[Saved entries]

::::

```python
class AsyncRead(object):

    def __init__(self, d):
        init()
        self.shape, self.dtype = d.shape, d.dtype
        nbytes = max(d.nbytes, 1)
        free = _pinned_free.get(nbytes)
        self.pin = free.pop() if free else PinnedArray((nbytes,), np.uint8)
        self.event = Event()
        self._src = d
        self._value = None
        if _lib.tnn_d2h_async(self.pin.ptr, d.ptr, d.nbytes, self.event.ptr):
            _raise("tnn_d2h_async")

    def result(self):
        if self._value is None:
# ... 130 lines not shown
```

### include/tnn_b200.h

```cpp
#ifndef TNN_B200_H
#define TNN_B200_H

#include <stddef.h>
#include <stdint.h>

#ifdef __cplusplus
extern "C" {
#endif

#define TNN_MAX_DIMS 8
#define TNN_F32 0
#define TNN_F64 1

enum {
  TNN_OP_ADD = 0,
  TNN_OP_SUB = 1,
  TNN_OP_MUL = 2,
  TNN_OP_DIV = 3,
  TNN_OP_POW = 4,
  TNN_OP_MAXIMUM = 5,
  TNN_OP_MINIMUM = 6,
  TNN_OP_GE = 7,
  TNN_OP_GT = 8,
  TNN_OP_LE = 9,
  TNN_OP_LT = 10,
  TNN_OP_EQ = 11,
  TNN_OP_MUL_GE = 20,
  TNN_OP_MUL_GT = 21,
  TNN_OP_MUL_LE = 22,
  TNN_OP_MUL_LT = 23,
  TNN_OP_MUL_EQ = 24,
  TNN_OP_DIV_BWD_B = 25,
  TNN_OP_POW_BWD_A = 26,
  TNN_OP_POW_BWD_B = 27,
  TNN_OP_NEG = 40,
  TNN_OP_EXP = 41,
  TNN_OP_LOG = 42,
  TNN_OP_COPY = 43,
  TNN_OP_CLIP = 44,
  TNN_OP_SCALE = 45,
  TNN_OP_CLIP_BWD = 46,
  TNN_OP_RECIP_MUL = 47
};

enum { TNN_RED_SUM = 0, TNN_RED_MAX = 1, TNN_RED_MIN = 2 };

enum {
  TNN_OPT_SGD = 0,
  TNN_OPT_ADAM = 1,
  TNN_OPT_RMSPROP = 2,
  TNN_OPT_MOMENTUM = 3,
  TNN_OPT_ADAGRAD = 4,
  TNN_OPT_ADADELTA = 5
};

const char* tnn_last_error(void);
int tnn_init(int device);
int tnn_shutdown(void);
int tnn_sync(void);
int tnn_device_info(int* sm_count, int* cc_major, int* cc_minor, size_t* total_mem, size_t* l2_bytes);
int tnn_device_count(int* n);
void* tnn_stream(void);
uint64_t tnn_launch_count(void);

int tnn_alloc(size_t nbytes, void** out);
void* tnn_alloc_ptr(size_t nbytes);
int tnn_free(void* p);
int tnn_pool_stats(size_t* reserved_bytes, size_t* in_use_bytes, size_t* n_cuda_malloc);
int tnn_pool_trim(void);
int tnn_h2d(void* dst, const void* src, size_t nbytes);
int tnn_d2h(void* dst, const void* src, size_t nbytes);
int tnn_d2h_async(void* pinned_dst, const void* src, size_t nbytes, void* done_event);
int tnn_event_sync(void* ev);
int tnn_d2d(void* dst, const void* src, size_t nbytes);
int tnn_memset(void* dst, int byte, size_t nbytes);
int tnn_host_alloc(size_t nbytes, void** out);
int tnn_host_free(void* p);
int tnn_host_register(void* p, size_t nbytes);
int tnn_host_unregister(void* p);
int tnn_h2d_async_copy_stream(void* dst, const void* pinned_src, size_t nbytes);
int tnn_copy_stream_sync(void);
int tnn_copy_wait_compute(void);
int tnn_compute_wait_copy(void);
int tnn_event_create(void** ev);
int tnn_event_destroy(void* ev);
int tnn_event_record(void* ev);
int tnn_event_elapsed_ms(void* start, void* stop, float* ms);
int tnn_prof_enable(int family);
int tnn_prof_collect(double* total_ms, uint64_t* n_launches);
int tnn_l2_flush(void);

int tnn_graph_begin(void);
int tnn_graph_end(void** graph_out);
int tnn_graph_abort(void);
int tnn_graph_launch(void* graph);
int tnn_graph_info(void* graph, size_t* n_nodes, size_t* n_kernel_nodes, size_t* n_blocks);
int tnn_graph_destroy(void* graph);

int tnn_ew(int op, int dtype, void* out, const void* x, const void* y, const void* z,
           int ndim, const int64_t* shape,
           const int64_t* xs, const int64_t* ys, const int64_t* zs,
           double p0, double p1, int flags);
int tnn_ew_flat(int op, int dtype, void* out, const void* x, const void* y, const void* z,
                int64_t n, int scalar_mask, double p0, double p1, int flags);
int tnn_cast(int dst_dtype, void* dst, int src_dtype, const void* src, int64_t n);
int tnn_fill(int dtype, void* dst, double value, int64_t n);

int tnn_reduce(int red_op, int dtype, void* out, const void* x,
               int64_t outer, int64_t red, int64_t inner);
int tnn_unbroadcast(int dtype, void* out, const void* grad, int ndim,
                    const int64_t* gshape, const int32_t* keep);

int tnn_strided_copy(int dtype, void* dst, const void* src, int ndim, const int64_t* shape,
                     const int64_t* dst_strides, const int64_t* src_strides);
int tnn_gather_rows(int dtype, void* out, const void* x, const int64_t* idx_dev,
                    int64_t n_idx, int64_t row_elems, int64_t n_rows_src);
int tnn_scatter_rows(int dtype, void* out, const void* g, const int64_t* idx_dev,
                     int64_t n_idx, int64_t row_elems, int64_t n_rows_dst);
int tnn_gather_flat(int dtype, void* out, const void* x, const int64_t* idx_dev, int64_t n);
int tnn_scatter_flat(int dtype, void* out, const void* g, const int64_t* idx_dev, int64_t n);
int tnn_one_hot(int dtype, void* out, const int32_t* labels_dev, int64_t B, int64_t C);

int tnn_gemm_simt(int dtype, void* C, int64_t ldc, const void* A, int64_t a_rs, int64_t a_cs,
                  const void* B, int64_t b_rs, int64_t b_cs, int64_t M, int64_t N, int64_t K,
                  const void* bias, int flags, void* act_out, const void* mask_src);
int tnn_dense_bwd_simt(int dtype, const void* g, const void* x, const void* w, const void* mask_src,
                       void* dx, void* dx_masked, void* dw, int dw_accumulate, void* db,
                       int db_accumulate, int64_t B, int64_t K, int64_t N);
int tnn_split_tf32(const float* x, int64_t R, int64_t C,
                   float* hi, float* lo, int64_t ldp, float* hiT, float* loT, int64_t ldt);
int tnn_gemm_tf32x3(float* D, int64_t ldd,
                    const float* a_hi, const float* a_lo, int64_t lda,
                    const float* b_hi, const float* b_lo, int64_t ldb,
                    int64_t M, int64_t N, int64_t K, const float* bias, int flags, int layout,
                    float* act_out, float* act_hi, float* act_lo, int64_t ld_act,
                    const float* mask_src);
int tnn_split_tf32_bf16(const float* x, int64_t R, int64_t C, float* hi, void* h16, void* l16,
                        int64_t ld);
int tnn_gemm_tf32_bf16x2(float* D, int64_t ldd,
                         const float* a_hi, const void* a_h16, const void* a_l16, int64_t lda,
                         const float* b_hi, const void* b_h16, const void* b_l16, int64_t ldb,
                         int64_t M, int64_t N, int64_t K, const float* bias, int flags, int layout,
                         float* act_out, float* act_hi, void* act_h16, void* act_l16, int64_t ld_act,
                         const float* mask_src);
int tnn_f16_stats(const float* x, int64_t n, void* meta, int relu_mode);
int tnn_set_gemm_f16_cluster(int cl);
int tnn_f16_meta_reset(void* meta);
int tnn_split_f16(const float* x, int64_t R, int64_t C, void* hf, void* l16, int64_t ld, void* meta,
                  int relu_mode);
int tnn_gemm_f16x3(float* D, int64_t ldd, const void* a_hf, const void* a_l16, int64_t lda,
                   const void* a_meta, const void* b_hf, const void* b_l16, int64_t ldb,
                   const void* b_meta, int64_t M, int64_t N, int64_t K, const float* bias, int flags,
                   int layout, float* act_out, const float* mask_src, void* stat_meta);
int tnn_split_tf32_bf16_cond(const float* xa, int64_t Ra, int64_t Ca, float* hia, void* h16a, void* l16a,
                             int64_t lda, int relu_a, const float* xb, int64_t Rb, int64_t Cb, float* hib,
                             void* h16b, void* l16b, int64_t ldb, int relu_b, const void* meta_a,
                             const void* meta_b, void* result_meta);
int tnn_f16_stats_cond(const float* x, int64_t n, void* meta, int relu_mode);
int tnn_gemm_tf32_bf16x2_cond(float* D, int64_t ldd, const float* a_hi, const void* a_h16,
                              const void* a_l16, int64_t lda, const float* b_hi, const void* b_h16,
                              const void* b_l16, int64_t ldb, int64_t M, int64_t N, int64_t K,
                              const float* bias, int flags, int layout, float* act_out,
                              const float* mask_src, const void* meta_a, const void* meta_b);
int tnn_set_gemm_cta_group(int cg);
int tnn_set_gemm_reserved_sms(int n);
int tnn_set_gemm_ksplit(int ks);
int tnn_set_gemm_group_m(int gm);
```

::::

→ **WHAT YOU SHOULD DO**:
Please work out how many lines of the records contain "define" and give only that number.

→ **FINAL ANSWER**:
4